Macrophage-glia interactions regulate immune damage to enteric neurons during West Nile virus infection.

Functional gastrointestinal (GI) tract disorders affect a substantial proportion of the global population and are often preceded by intestinal infections that cause injury to enteric neurons and glia through unrestrained immune responses. However, the mechanisms that limit infection-induced inflammation and protect the enteric nervous system remain poorly understood. Here, we defined such neuron-glia-macrophage interactions after West Nile virus (WNV) infection; this model neurotropic virus causes GI tract dysmotility in mice via injury of enteric neurons through a T cell-mediated cytolytic mechanism.

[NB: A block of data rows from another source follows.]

DEV int acmh_candidate(const PassConst& pc, const float* __restrict__ costs, int x, int y, int center, int s) {
  const int W = pc.W, H = pc.H;
  float costMin; int cmp;
  switch (s) {
    case 1: {
      if (!(y > 2)) return -1;
      const int up_far = center - 3 * W; costMin = costs[up_far]; cmp = up_far;
      for (int i = 1; i < 11; ++i) if (y > 2 + 2 * i) { const int pt = up_far - 2 * i * W; if (costs[pt] < costMin) { costMin = costs[pt]; cmp = pt; } }
      return cmp;
    }
    case 3: {
      if (!(y < H - 3)) return -1;
      const int down_far = center + 3 * W; costMin = costs[down_far]; cmp = down_far;
      for (int i = 1; i < 11; ++i) if (y < H - 3 - 2 * i) { const int pt = down_far + 2 * i * W; if (costs[pt] < costMin) { costMin = costs[pt]; cmp = pt; } }
      return cmp;
    }
    case 5: {
      if (!(x > 2)) return -1;
      const int left_far = center - 3; costMin = costs[left_far]; cmp = left_far;
      for (int i = 1; i < 11; ++i) if (x > 2 + 2 * i) { const int pt = left_far - 2 * i; if (costs[pt] < costMin) { costMin = costs[pt]; cmp = pt; } }
      return cmp;
    }
    case 7: {
      if (!(x < W - 3)) return -1;
      const int right_far = center + 3; costMin = costs[right_far]; cmp = right_far;
      for (int i = 1; i < 11; ++i) if (x < W - 3 - 2 * i) { const int pt = right_far + 2 * i; if (costs[pt] < costMin) { costMin = costs[pt]; cmp = pt; } }
      return cmp;
    }
    case 0: {
      if (!(y > 0)) return -1;
      const int up_near = center - W; costMin = costs[up_near]; cmp = up_near;
      for (int i = 0; i < 3; ++i) {
        if (y > 1 + i && x > i) { const int pt = up_near - (1 + i) * W - (1 + i); if (costs[pt] < costMin) { costMin = costs[pt]; cmp = pt; } }
        if (y > 1 + i && x < W - 1 - i) { const int pt = up_near - (1 + i) * W + (1 + i); if (costs[pt] < costMin) { costMin = costs[pt]; cmp = pt; } }
      }
      return cmp;
    }
    case 2: {
      if (!(y < H - 1)) return -1;
      const int down_near = center + W; costMin = costs[down_near]; cmp = down_near;
      for (int i = 0; i < 3; ++i) {
        if (y < H - 2 - i && x > i) { const int pt = down_near + (1 + i) * W - (1 + i); if (costs[pt] < costMin) { costMin = costs[pt]; cmp = pt; } }
        if (y < H - 2 - i && x < W - 1 - i) { const int pt = down_near + (1 + i) * W + (1 + i); if (costs[pt] < costMin) { costMin = costs[pt]; cmp = pt; } }
      }
      return cmp;
    }
    case 4: {
      if (!(x > 0)) return -1;
      const int left_near = center - 1; costMin = costs[left_near]; cmp = left_near;
      for (int i = 0; i < 3; ++i) {
        if (x > 1 + i && y > i) { const int pt = left_near - (1 + i) - (1 + i) * W; if (costs[pt] < costMin) { costMin = costs[pt]; cmp = pt; } }
        if (x > 1 + i && y < H - 1 - i) { const int pt = left_near - (1 + i) + (1 + i) * W; if (costs[pt] < costMin) { costMin = costs[pt]; cmp = pt; } }
      }
      return cmp;
    }
    default: {
      if (!(x < W - 1)) return -1;
      const int right_near = center + 1; costMin = costs[right_near]; cmp = right_near;
      for (int i = 0; i < 3; ++i) {
        if (x < W - 2 - i && y > i) { const int pt = right_near + (1 + i) - (1 + i) * W; if (costs[pt] < costMin) { costMin = costs[pt]; cmp = pt; } }
        if (x < W - 2 - i && y < H - 1 - i) { const int pt = right_near + (1 + i) + (1 + i) * W; if (costs[pt] < costMin) { costMin = costs[pt]; cmp = pt; } }
      }
      return cmp;
    }
  }
}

In response to WNV infection, RNA sequencing analysis showed that resident muscularis macrophages upregulate antiviral, proinflammatory, and immunomodulatory genes. Whereas pharmacological depletion of resident macrophages did not affect the viral burden in the GI tract, it instead reshaped the enteric glial response to WNV, resulting in excessive production of T cell and neutrophil chemoattractants. The amplified recruitment of these immune cell types worsened enteric neuronal injury. Together, our findings identify resident muscularis macrophages as key regulators of glia-driven inflammation during enteric viral infection and reveal their role in protecting enteric neurons from immune-mediated damage.